Liquor giant Diageo has agreed to pay up to $1 billion to acquire the fast-growing tequila brand Casamigos, which was created in 2013 by Academy Award-winning actor George Clooney and two other business partners.

On Wednesday, the Smirnoff and Don Julio producer announced it would initially pay $700 million for Casamigos with $300 million in extra compensation based on the performance of the brand over the next decade.

“Together, we are excited about taking Casamigos to a bigger audience globally,” Deirdre Mahlan, president of Diageo North America, told Wall Street during a presentation after the deal was announced. Mahlan said the deal played strongly into Diageo’s broader strategy to sell more premium-priced spirits. In the immediate term, Casamigos hopes the acquisition will expand its presence in the U.S. Market, with a longer-term goal of bringing the brand to more markets abroad.

Casamigos was created by Clooney, Rande Gerber (the husband of model Cindy Crawford), and Mike Meldman after Clooney and Gerber said they were looking to make their own “house” tequila for their properties in Cabo San Lucas. It was privately consumed for years before the distillery that made the tequila told Clooney and Gerber there was an opportunity to expand the spirit beyond private parties.

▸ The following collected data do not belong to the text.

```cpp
__global__ __launch_bounds__(256) void k_combine_halves(const float* __restrict__ fx_half, float* __restrict__ fx_part,
                                                        int nb, int nparts, float inv_bg, float* __restrict__ fx,
                                                        unsigned long long* __restrict__ xbuf, long xwords, PairWs* ws,
                                                        int b0, int B_local) {
  const int t = blockIdx.x, tid = threadIdx.x, lane = tid & 63;
  if (tid >= 64) {
    const long npairs = xwords >> 1;
    const long per2 = (npairs + gridDim.x - 1) / gridDim.x;
    const long lo = (long)t * per2, hi = lo + per2 < npairs ? lo + per2 : npairs;
    ulonglong2* xpair = reinterpret_cast<ulonglong2*>(xbuf);
    for (long e = lo + (tid - 64); e < hi; e += 192) xpair[e] = make_ulonglong2(0ull, 0ull);
    return;
  }
  const bool bump = t == 0 && tid == 0;
  unsigned seq0 = 0;
  if (bump) seq0 = ws->seq;
  float acc = 0.0f;
  if (nb <= 128 && (nparts == 2 || nparts == 4 || nparts == 8)) {
    const int bA = lane, bB = lane + 64;
    const bool hA = bA < nb, hB = bB < nb;
    const float* pA = fx_half + ((size_t)t * nb + (hA ? bA : 0)) * nparts;
    const float* pB = fx_half + ((size_t)t * nb + (hB ? bB : 0)) * nparts;
    float fA, fB;
    if (nparts == 8) {
      const float4 a0 = *reinterpret_cast<const float4*>(pA), a1 = *reinterpret_cast<const float4*>(pA + 4);
      const float4 c0 = *reinterpret_cast<const float4*>(pB), c1 = *reinterpret_cast<const float4*>(pB + 4);
      fA = ((a0.x + a0.y) + a0.z) + a0.w;
      fA = (((fA + a1.x) + a1.y) + a1.z) + a1.w;
      fB = ((c0.x + c0.y) + c0.z) + c0.w;
      fB = (((fB + c1.x) + c1.y) + c1.z) + c1.w;
    } else if (nparts == 4) {
      const float4 a0 = *reinterpret_cast<const float4*>(pA), c0 = *reinterpret_cast<const float4*>(pB);
      fA = ((a0.x + a0.y) + a0.z) + a0.w;
      fB = ((c0.x + c0.y) + c0.z) + c0.w;
    } else {
      const float2 a0 = *reinterpret_cast<const float2*>(pA), c0 = *reinterpret_cast<const float2*>(pB);
      fA = a0.x + a0.y;
      fB = c0.x + c0.y;
    }
    if (hA) { fx_part[(size_t)t * B_local + b0 + bA] = fA; acc += fA; }
    if (hB) { fx_part[(size_t)t * B_local + b0 + bB] = fB; acc += fB; }
  } else {
    for (int b = lane; b < nb; b += 64) {
      const float* p = fx_half + ((size_t)t * nb + b) * nparts;
      float f = p[0];
      for (int k = 1; k < nparts; ++k) f += p[k];
      fx_part[(size_t)t * B_local + b0 + b] = f;
      acc += f;
    }
  }
  if (fx) {
    acc = l2o::wave_sum64(acc);
    if (lane == 0) fx[t] = acc * inv_bg;
  }
  if (bump) {
    if (xwords & 1) xbuf[xwords - 1] = 0ull;
    ws->seq = seq0 + 1u;
  }
}

__global__ __launch_bounds__(256) void k_coresident_probe(unsigned* ctr, unsigned* min_seen) {
  extern __shared__ float probe_lds[];
  if (threadIdx.x == 0) {
    probe_lds[0] = 1.0f;
    atomicAdd(ctr, 1u);
    for (int i = 0; i < 8; ++i) __builtin_amdgcn_s_sleep(127);
    const unsigned v = __hip_atomic_load(ctr, __ATOMIC_RELAXED, __HIP_MEMORY_SCOPE_AGENT);
    atomicMin(min_seen, v);
  }
}

extern "C" {
__host__ __device__ static inline uint16_t bf16_rne(float f) {
  uint32_t u = __builtin_bit_cast(uint32_t, f);
  u += 0x7fffu + ((u >> 16) & 1u);
  return (uint16_t)(u >> 16);
}
__host__ __device__ static inline double bf16_value(uint16_t h) {
  return (double)__builtin_bit_cast(float, (uint32_t)h << 16);
}
__host__ __device__ static inline void bf16_split3(double v, uint16_t (&out)[3]) {
  for (int s = 0; s < 3; ++s) {
    out[s] = bf16_rne((float)v);
    v -= bf16_value(out[s]);
  }
}

// ... 148 lines not shown
```

Before: 10.75 billion.

## Unroll pair time loop by two with constant parity and add boundary profiling

Manually unrolls the pair kernel's time-step loop by two, so the double-buffer parity is a compile-time constant in each half. This removes parity-dependent indexing and may let the compiler schedule across adjacent steps. In the unrolled path, the two-sum momentum update is rewritten to use FMAs. Separately, adds kernel-boundary timestamp recording to the workspace under the profiling build flag. The unroll raises code size and register pressure, and the FMA-based compensated sum may change rounding slightly.

```diff
diff --git a/open_l2o_amd/csrc/l2o_unroll.hip b/open_l2o_amd/csrc/l2o_unroll.hip
--- a/open_l2o_amd/csrc/l2o_unroll.hip
+++ b/open_l2o_amd/csrc/l2o_unroll.hip
@@ -10,7 +10,11 @@
 
 __global__ void k_combine_halves(const float* __restrict__ fx_half, float* __restrict__ fx_part, int nb, int nparts,
                                  float inv_bg, float* __restrict__ fx, unsigned long long* __restrict__ xbuf, long xwords,
-                                 PairWs* ws, int b0, int B_local);
+                                 PairWs* ws, int b0, int B_local
+#ifdef L2O_PROFILE_PHASES
+                                 , unsigned long long* dbg
+#endif
+                                 );
 __global__ void k_coresident_probe(unsigned* ctr, unsigned* min_seen);
 
 static int check_problem(const l2o_problem* p) {
@@ -54,7 +58,7 @@
   const int chunk = (((p->B_local + n - 1) / n) + 7) & ~7;
   return chunk <= cap ? chunk : (cap & ~7);
 }
-struct PairLayout { size_t xbuf_off, xbuf_bytes, fxh_off, total; int npg; size_t lds; };
+struct PairLayout { size_t xbuf_off, xbuf_bytes, fxh_off, total; int npg; size_t lds; size_t dbg_off = 0; };
 static PairLayout pair_layout(const l2o_problem* p, const UnrollGeom& g, int T) {
   PairLayout L;
   const int SQ = 16 * g.CH;
@@ -64,6 +68,10 @@
   L.fxh_off = L.xbuf_off + L.xbuf_bytes;
   L.total = L.fxh_off + sizeof(float) * (size_t)(T + 1) * g.CH * p->B_local;
   L.lds = 0;
+#ifdef L2O_PROFILE_PHASES
+  L.dbg_off = (L.total + 15) & ~(size_t)15;
+  L.total = L.dbg_off + sizeof(unsigned long long) * kBoundaryWords;
+#endif
   return L;
 }
 
@@ -103,6 +111,9 @@
     pa.plain_stores = opt(L2O_OPT_PAIR_PLAIN_STORES) ? 1u : 0u;
     pa.b0 = 0;
     pa.nb = a.pp.B_local;
+#ifdef L2O_PROFILE_PHASES
+    pa.dbg = reinterpret_cast<unsigned long long*>(static_cast<char*>(workspace) + L.dbg_off);
+#endif
     const int B = a.pp.B_local;
     const bool one_launch = chunk >= B;
     const bool exact = opt(L2O_OPT_EXACT_GATES) != 0 && !hist;
@@ -130,7 +141,11 @@
         hipLaunchKernelGGL(fn, dim3((pa.nb + 7) / 8 * 16), dim3(64 * (g.CH / 2)), dyn_lds, s, pa);
         HIP_TRY(hipGetLastError());
         hipLaunchKernelGGL(k_combine_halves, dim3(a.T + 1), dim3(256), 0, s, pa.fx_half, a.fx_part, pa.nb, g.CH,
-                           a.pp.inv_bg, one_launch ? fx : nullptr, pa.xbuf, (long)pa.nb * 2 * 2 * L.npg, pa.ws, b0, B);
+                           a.pp.inv_bg, one_launch ? fx : nullptr, pa.xbuf, (long)pa.nb * 2 * 2 * L.npg, pa.ws, b0, B
+#ifdef L2O_PROFILE_PHASES
+                           , pa.dbg
+#endif
+                           );
         HIP_TRY(hipGetLastError());
       }
     }
diff --git a/open_l2o_amd/csrc/l2o_unroll_pair.h b/open_l2o_amd/csrc/l2o_unroll_pair.h
--- a/open_l2o_amd/csrc/l2o_unroll_pair.h
+++ b/open_l2o_amd/csrc/l2o_unroll_pair.h
@@ -23,7 +23,18 @@
   unsigned plain_stores;
   int b0, nb;
   unsigned fast_load;
+#ifdef L2O_PROFILE_PHASES
+  unsigned long long* dbg;
+#endif
 };
+
+#ifdef L2O_PROFILE_PHASES
+constexpr int kBoundaryRing = 8, kBoundaryWgs = 1024;
+constexpr size_t kBoundaryWords = 8 + (size_t)kBoundaryRing * 2 * kBoundaryWgs * 2;
+__device__ __forceinline__ unsigned long long* boundary_slot(unsigned long long* dbg, unsigned ring, int kernel, int wg) {
+  return dbg + 8 + (((size_t)ring * 2 + kernel) * kBoundaryWgs + wg) * 2;
+}
+#endif
 
 __device__ __forceinline__ unsigned long long pack_granule(float v, unsigned tag) {
   return ((unsigned long long)tag << 32) | (unsigned long long)__float_as_uint(v);
@@ -106,9 +117,14 @@
 #endif
 
 template <int PRE, int KIND, int CH, bool HIST, bool EXACT>
+constexpr bool kPairUnroll2 =
+    !HIST && !EXACT && !(PRE == L2O_PRE_LOGSIGN && (KIND == L2O_PROB_RASTRIGIN || KIND == L2O_PROB_SQUARE_COS) && CH == 8);
+
+template <int PRE, int KIND, int CH, bool HIST, bool EXACT>
 __device__ __forceinline__ void unroll_pair_body_gather(const UnrollPairArgs& pa) {
   const long long kernel_t0 = __builtin_readcyclecounter();
 #ifdef L2O_PROFILE_PHASES
+  const unsigned long long boundary_in = __builtin_amdgcn_s_memrealtime();
   unsigned launch_marks[8] = {0, 0, 0, 0, 0, 0, 0, 0};
 #endif
   constexpr int SQ = 16 * CH;
@@ -241,7 +257,9 @@
 
   constexpr bool kBiasRegs = kPairBiasRegs<PRE, KIND, CH, HIST, EXACT, false>;
 #define L2O_PAIR_FX_PTR 0
+#define L2O_PAIR_UNROLL2 0
 #include "l2o_unroll_pair_loop.h"
+#undef L2O_PAIR_UNROLL2
 #undef L2O_PAIR_FX_PTR
 }
 
@@ -249,6 +267,7 @@
 __device__ __forceinline__ void unroll_pair_body(const UnrollPairArgs& pa) {
   const long long kernel_t0 = __builtin_readcyclecounter();
 #ifdef L2O_PROFILE_PHASES
+  const unsigned long long boundary_in = __builtin_amdgcn_s_memrealtime();
   unsigned launch_marks[8] = {0, 0, 0, 0, 0, 0, 0, 0};
 #endif
   constexpr int SQ = 16 * CH;
@@ -440,8 +459,11 @@
   L2O_LAUNCH_MARK(3);
 
   constexpr bool kBiasRegs = kPairBiasRegs<PRE, KIND, CH, HIST, EXACT, true>;
+  constexpr bool kUnroll2 = kPairUnroll2<PRE, KIND, CH, HIST, EXACT>;
 #define L2O_PAIR_FX_PTR 1
+#define L2O_PAIR_UNROLL2 1
 #include "l2o_unroll_pair_loop.h"
+#undef L2O_PAIR_UNROLL2
 #undef L2O_PAIR_FX_PTR
 }
 
diff --git a/open_l2o_amd/csrc/l2o_unroll_pair_loop.h b/open_l2o_amd/csrc/l2o_unroll_pair_loop.h
--- a/open_l2o_amd/csrc/l2o_unroll_pair_loop.h
+++ b/open_l2o_amd/csrc/l2o_unroll_pair_loop.h
@@ -21,6 +21,35 @@
 #endif
   L2O_LAUNCH_MARK(4);
   const long long loop_t0 = __builtin_readcyclecounter();
+#if L2O_PAIR_UNROLL2
+  if constexpr (!HIST && kUnroll2) {
+    int t = 0;
+    for (; t + 1 < a.T; ++t) {
+      {
+#define L2O_PAIR_PAR 0
+#include "l2o_unroll_pair_step_head.h"
+#include "l2o_unroll_pair_step_tail.h"
+#undef L2O_PAIR_PAR
+      }
+      ++t;
+      {
+#define L2O_PAIR_PAR 1
+#include "l2o_unroll_pair_step_head.h"
+#include "l2o_unroll_pair_step_tail.h"
+#undef L2O_PAIR_PAR
+      }
+    }
+    for (; t < a.T; ++t) {
+#define L2O_PAIR_PAR 0
+#include "l2o_unroll_pair_step_head.h"
+#include "l2o_unroll_pair_step_tail.h"
+#undef L2O_PAIR_PAR
+    }
+    {
+#include "l2o_unroll_pair_step_head.h"
+    }
+  } else
+#endif
   if constexpr (!HIST) {
     for (int t = 0; t < a.T; ++t) {
 #include "l2o_unroll_pair_step_head.h"
@@ -55,4 +84,12 @@
 #pragma unroll
     for (int i = 0; i < 8; ++i) pa.ws->pad[i] = launch_marks[i];
   }
+  __syncthreads();
+  if (tid == 0 && bid < kBoundaryWgs) {
+    const unsigned ring = pa.ws->seq & (kBoundaryRing - 1);
+    unsigned long long* d = boundary_slot(pa.dbg, ring, 0, bid);
+    d[0] = boundary_in;
+    d[1] = __builtin_amdgcn_s_memrealtime();
+    if (bid == 0) pa.dbg[0] = ring;
+  }
 #endif
diff --git a/open_l2o_amd/csrc/l2o_unroll_pair_step_head.h b/open_l2o_amd/csrc/l2o_unroll_pair_step_head.h
--- a/open_l2o_amd/csrc/l2o_unroll_pair_step_head.h
+++ b/open_l2o_amd/csrc/l2o_unroll_pair_step_head.h
@@ -1,6 +1,10 @@
     const float xsv = xv * sc;
     const unsigned tag = salt | ((unsigned)t + 1u);
+#ifdef L2O_PAIR_PAR
+    constexpr int par = L2O_PAIR_PAR;
+#else
     const int par = t & 1;
+#endif
     pc.mark(0);
     if (HIST || L2O_PAIR_LDS_BARRIERS) lds_barrier(); else __syncthreads();
     pc.mark(2);
diff --git a/open_l2o_amd/csrc/l2o_unroll_pair_step_tail.h b/open_l2o_amd/csrc/l2o_unroll_pair_step_tail.h
--- a/open_l2o_amd/csrc/l2o_unroll_pair_step_tail.h
+++ b/open_l2o_amd/csrc/l2o_unroll_pair_step_tail.h
@@ -24,11 +24,19 @@
       if (!live) { in0 = 0.0f; in1 = 0.0f; }
       {
         float hi = p1h * a.np.beta1, er = __builtin_fmaf(p1h, a.np.beta1, -hi);
+#ifdef L2O_PAIR_PAR
+        float lo = __builtin_fmaf(p1l, a.np.beta1, er), sum = __builtin_fmaf(a.np.beta1, p1h, lo);
+        p1l = lo - __builtin_fmaf(-a.np.beta1, p1h, sum); p1h = sum;
+        hi = p2h * a.np.beta2; er = __builtin_fmaf(p2h, a.np.beta2, -hi);
+        lo = __builtin_fmaf(p2l, a.np.beta2, er); sum = __builtin_fmaf(a.np.beta2, p2h, lo);
+        p2l = lo - __builtin_fmaf(-a.np.beta2, p2h, sum); p2h = sum;
+#else
         float lo = __builtin_fmaf(p1l, a.np.beta1, er), sum = hi + lo;
         p1l = lo - (sum - hi); p1h = sum;
         hi = p2h * a.np.beta2; er = __builtin_fmaf(p2h, a.np.beta2, -hi);
         lo = __builtin_fmaf(p2l, a.np.beta2, er); sum = hi + lo;
         p2l = lo - (sum - hi); p2h = sum;
+#endif
       }
     } else {
       preprocess_grad<PRE>(gv, a.np.k_inv_ln2, a.np.exp_k, in0, in1);
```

Casamigos Tequila Founders George Clooney, Rande Gerber and Partner Mike Meldman Celebrate The Launch of Casamigos At Andrea's
Casamigos Tequila founders Rande Gerber and George Clooney celebrate the launch of Casamigos at Andrea’s at Encore Las Vegas on January 9, 2013 in Las Vegas, Nevada.Photo by Denise Truscello—WireImage/Getty Images
Denise Truscello—WireImage/Getty Images

That bid to make Casamigos a household name has worked. Diageo said that the brand shipped 120,000 cases last year, mostly in the U.S., with a compound annual growth rate of 54% in the last two years. Casamigos is on track to reach over 170,000 cases by the end of this year. It is also a relatively expensive offering within the world of tequila: Mahlan says the range in price for Casamigos’ three expressions is between $45 to $55 a bottle.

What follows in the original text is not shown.